____ PROVIDED RECORDS

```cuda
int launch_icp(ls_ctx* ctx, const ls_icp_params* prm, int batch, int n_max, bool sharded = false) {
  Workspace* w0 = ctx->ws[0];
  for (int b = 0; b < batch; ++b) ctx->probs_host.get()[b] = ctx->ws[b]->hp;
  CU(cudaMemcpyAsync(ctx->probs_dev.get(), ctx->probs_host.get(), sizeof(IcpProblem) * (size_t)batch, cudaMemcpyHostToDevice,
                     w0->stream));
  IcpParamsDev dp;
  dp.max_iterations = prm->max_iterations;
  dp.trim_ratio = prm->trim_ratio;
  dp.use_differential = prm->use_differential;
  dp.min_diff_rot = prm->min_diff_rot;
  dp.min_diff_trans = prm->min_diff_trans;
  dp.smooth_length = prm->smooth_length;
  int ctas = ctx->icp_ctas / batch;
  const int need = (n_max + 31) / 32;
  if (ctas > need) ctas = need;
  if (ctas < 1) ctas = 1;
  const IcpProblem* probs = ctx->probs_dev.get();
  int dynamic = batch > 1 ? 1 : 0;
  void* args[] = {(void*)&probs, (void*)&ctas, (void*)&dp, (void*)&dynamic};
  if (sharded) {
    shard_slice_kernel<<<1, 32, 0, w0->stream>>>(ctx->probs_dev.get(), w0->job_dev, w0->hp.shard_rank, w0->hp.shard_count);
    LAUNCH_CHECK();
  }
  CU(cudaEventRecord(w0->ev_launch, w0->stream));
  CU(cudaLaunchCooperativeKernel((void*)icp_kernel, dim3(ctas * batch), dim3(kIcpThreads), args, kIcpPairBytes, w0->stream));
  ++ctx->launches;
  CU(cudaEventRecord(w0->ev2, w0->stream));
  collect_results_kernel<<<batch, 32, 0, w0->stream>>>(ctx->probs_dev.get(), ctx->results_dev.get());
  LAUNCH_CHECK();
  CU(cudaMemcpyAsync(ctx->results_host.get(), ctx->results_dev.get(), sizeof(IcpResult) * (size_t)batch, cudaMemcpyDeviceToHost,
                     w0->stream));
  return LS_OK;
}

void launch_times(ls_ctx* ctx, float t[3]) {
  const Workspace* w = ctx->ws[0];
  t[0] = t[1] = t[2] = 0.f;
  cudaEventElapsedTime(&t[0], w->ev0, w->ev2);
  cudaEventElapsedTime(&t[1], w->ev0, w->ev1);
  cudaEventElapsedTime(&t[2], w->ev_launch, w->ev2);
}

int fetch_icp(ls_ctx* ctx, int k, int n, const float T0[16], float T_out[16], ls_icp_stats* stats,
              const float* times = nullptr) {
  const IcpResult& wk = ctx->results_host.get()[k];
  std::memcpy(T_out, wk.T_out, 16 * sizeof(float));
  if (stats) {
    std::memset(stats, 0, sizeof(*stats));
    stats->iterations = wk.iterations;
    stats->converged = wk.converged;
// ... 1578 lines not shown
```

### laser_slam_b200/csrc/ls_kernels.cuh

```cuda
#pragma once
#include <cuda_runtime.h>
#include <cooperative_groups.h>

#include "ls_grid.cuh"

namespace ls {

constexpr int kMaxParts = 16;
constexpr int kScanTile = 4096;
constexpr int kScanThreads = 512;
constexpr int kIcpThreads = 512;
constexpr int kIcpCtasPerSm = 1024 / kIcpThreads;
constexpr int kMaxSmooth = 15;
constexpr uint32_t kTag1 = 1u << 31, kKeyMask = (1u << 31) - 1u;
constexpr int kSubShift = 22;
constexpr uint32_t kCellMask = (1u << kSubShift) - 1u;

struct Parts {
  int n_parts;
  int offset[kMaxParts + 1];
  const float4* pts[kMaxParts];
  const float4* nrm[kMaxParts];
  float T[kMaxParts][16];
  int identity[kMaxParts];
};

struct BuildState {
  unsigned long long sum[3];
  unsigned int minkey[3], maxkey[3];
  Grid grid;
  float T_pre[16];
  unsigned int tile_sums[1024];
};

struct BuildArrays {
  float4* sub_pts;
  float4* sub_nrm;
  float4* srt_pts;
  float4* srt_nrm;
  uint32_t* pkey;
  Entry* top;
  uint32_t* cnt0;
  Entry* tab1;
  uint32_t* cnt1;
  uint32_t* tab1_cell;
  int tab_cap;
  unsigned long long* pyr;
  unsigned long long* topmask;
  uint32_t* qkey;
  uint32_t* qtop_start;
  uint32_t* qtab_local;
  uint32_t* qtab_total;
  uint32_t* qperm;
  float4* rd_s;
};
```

________
____ PROVIDED RECORDS

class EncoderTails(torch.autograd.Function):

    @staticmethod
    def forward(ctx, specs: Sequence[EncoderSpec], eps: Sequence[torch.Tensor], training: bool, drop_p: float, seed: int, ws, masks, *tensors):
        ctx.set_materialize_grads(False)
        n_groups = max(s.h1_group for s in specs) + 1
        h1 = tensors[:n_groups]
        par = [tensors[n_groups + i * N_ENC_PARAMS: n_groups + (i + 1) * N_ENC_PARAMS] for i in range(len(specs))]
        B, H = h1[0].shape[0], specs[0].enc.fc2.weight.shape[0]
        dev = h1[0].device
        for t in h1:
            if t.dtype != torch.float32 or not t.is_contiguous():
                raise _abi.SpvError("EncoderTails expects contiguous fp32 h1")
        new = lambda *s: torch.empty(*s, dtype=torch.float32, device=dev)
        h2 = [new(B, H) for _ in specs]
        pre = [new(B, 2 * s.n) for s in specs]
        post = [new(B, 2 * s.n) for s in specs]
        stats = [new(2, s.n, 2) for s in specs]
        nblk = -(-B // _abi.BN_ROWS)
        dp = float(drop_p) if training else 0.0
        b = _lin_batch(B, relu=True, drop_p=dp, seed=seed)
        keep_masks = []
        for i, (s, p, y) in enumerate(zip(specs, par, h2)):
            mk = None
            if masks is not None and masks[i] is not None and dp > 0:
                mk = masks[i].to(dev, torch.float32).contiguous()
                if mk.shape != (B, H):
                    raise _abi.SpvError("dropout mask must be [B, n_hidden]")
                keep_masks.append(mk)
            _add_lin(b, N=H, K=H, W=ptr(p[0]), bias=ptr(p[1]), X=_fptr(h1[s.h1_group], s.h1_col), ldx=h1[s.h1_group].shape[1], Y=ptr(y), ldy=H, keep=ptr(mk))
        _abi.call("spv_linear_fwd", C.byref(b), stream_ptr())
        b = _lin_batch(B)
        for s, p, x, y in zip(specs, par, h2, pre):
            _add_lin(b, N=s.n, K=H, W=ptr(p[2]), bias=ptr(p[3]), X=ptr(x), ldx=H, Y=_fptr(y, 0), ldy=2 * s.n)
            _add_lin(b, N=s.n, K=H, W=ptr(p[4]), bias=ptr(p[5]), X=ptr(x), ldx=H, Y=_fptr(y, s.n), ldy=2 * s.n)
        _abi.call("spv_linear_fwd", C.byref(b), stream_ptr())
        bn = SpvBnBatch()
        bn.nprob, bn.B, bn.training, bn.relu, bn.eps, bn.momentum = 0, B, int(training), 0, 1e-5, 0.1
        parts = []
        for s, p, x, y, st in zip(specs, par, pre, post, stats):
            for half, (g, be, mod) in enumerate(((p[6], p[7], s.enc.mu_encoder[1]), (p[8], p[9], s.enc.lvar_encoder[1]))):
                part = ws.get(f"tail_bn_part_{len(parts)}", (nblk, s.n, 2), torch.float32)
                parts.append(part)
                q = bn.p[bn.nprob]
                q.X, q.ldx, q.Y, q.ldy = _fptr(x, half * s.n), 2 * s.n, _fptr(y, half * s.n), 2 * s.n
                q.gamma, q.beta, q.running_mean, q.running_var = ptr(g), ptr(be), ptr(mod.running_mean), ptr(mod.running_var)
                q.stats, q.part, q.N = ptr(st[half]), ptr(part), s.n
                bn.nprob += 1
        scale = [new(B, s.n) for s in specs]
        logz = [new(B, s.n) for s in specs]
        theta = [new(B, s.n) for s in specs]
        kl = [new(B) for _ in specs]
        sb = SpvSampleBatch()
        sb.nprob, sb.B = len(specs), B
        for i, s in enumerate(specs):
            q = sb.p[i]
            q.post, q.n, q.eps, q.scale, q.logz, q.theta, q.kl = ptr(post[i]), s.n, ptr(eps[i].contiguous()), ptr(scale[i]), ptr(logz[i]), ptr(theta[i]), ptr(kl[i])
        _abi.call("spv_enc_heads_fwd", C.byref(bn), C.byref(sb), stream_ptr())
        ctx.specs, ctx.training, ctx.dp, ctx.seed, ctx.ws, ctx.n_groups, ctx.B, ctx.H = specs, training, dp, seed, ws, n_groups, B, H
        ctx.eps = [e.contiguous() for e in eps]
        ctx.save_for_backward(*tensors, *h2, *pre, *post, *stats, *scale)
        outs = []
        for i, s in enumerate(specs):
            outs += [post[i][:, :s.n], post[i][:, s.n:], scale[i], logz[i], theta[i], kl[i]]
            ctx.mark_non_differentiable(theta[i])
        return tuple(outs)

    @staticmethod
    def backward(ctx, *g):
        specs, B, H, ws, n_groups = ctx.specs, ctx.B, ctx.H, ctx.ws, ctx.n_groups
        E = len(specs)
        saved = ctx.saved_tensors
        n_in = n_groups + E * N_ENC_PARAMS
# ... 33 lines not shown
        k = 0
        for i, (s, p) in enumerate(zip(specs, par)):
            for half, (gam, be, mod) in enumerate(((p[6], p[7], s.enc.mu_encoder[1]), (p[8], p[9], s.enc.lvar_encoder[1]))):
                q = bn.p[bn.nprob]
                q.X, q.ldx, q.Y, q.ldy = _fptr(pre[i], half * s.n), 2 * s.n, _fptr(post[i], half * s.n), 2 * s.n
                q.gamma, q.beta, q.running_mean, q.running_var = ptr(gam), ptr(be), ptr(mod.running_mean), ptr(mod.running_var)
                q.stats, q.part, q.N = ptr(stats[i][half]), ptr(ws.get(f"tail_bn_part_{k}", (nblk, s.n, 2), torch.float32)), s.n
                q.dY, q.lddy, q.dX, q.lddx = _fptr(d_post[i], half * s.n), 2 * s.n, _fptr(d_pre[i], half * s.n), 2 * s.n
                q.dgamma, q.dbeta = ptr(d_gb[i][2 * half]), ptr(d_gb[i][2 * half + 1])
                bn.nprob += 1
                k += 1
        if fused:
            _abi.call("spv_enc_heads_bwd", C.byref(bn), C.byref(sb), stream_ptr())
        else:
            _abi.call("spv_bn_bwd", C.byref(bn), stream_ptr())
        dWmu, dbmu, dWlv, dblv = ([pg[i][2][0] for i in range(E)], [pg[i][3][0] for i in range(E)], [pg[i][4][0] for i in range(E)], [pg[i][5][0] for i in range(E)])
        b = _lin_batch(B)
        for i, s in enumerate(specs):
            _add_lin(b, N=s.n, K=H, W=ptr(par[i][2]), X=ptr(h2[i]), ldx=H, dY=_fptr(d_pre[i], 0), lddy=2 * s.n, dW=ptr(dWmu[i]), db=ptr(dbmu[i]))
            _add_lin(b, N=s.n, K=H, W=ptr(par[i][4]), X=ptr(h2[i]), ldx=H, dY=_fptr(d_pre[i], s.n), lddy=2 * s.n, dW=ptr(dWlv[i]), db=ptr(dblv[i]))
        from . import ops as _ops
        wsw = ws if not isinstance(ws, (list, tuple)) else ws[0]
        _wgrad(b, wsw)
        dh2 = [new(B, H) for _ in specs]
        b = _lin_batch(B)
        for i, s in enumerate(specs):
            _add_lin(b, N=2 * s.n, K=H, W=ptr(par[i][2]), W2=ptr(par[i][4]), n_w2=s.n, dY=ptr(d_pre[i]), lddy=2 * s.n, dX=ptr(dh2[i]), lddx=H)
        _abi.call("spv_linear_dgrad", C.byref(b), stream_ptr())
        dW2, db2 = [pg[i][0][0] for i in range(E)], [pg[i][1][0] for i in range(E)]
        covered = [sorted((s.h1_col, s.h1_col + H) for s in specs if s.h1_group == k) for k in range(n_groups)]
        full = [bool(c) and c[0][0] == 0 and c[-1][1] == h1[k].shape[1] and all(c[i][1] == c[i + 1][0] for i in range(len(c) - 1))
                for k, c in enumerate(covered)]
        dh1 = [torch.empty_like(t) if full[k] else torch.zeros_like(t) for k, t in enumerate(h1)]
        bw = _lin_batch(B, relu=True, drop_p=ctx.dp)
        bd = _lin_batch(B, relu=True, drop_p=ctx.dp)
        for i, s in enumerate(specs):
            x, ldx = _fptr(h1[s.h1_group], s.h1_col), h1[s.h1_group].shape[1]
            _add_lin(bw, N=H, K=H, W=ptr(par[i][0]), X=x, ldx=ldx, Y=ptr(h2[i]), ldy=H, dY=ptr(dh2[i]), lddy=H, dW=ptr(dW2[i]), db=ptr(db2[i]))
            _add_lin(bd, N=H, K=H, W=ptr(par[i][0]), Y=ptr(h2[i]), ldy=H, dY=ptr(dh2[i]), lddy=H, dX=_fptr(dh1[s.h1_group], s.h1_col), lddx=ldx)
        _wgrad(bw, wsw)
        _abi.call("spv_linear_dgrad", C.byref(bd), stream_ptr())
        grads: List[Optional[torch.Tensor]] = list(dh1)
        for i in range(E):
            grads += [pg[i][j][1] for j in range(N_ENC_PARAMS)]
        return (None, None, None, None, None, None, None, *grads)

________

• WHAT YOU WILL DO
Look over the data above and show each line that contains "kSubShift".

• ANSWER
constexpr int kSubShift = 22;
constexpr uint32_t kCellMask = (1u << kSubShift) - 1u;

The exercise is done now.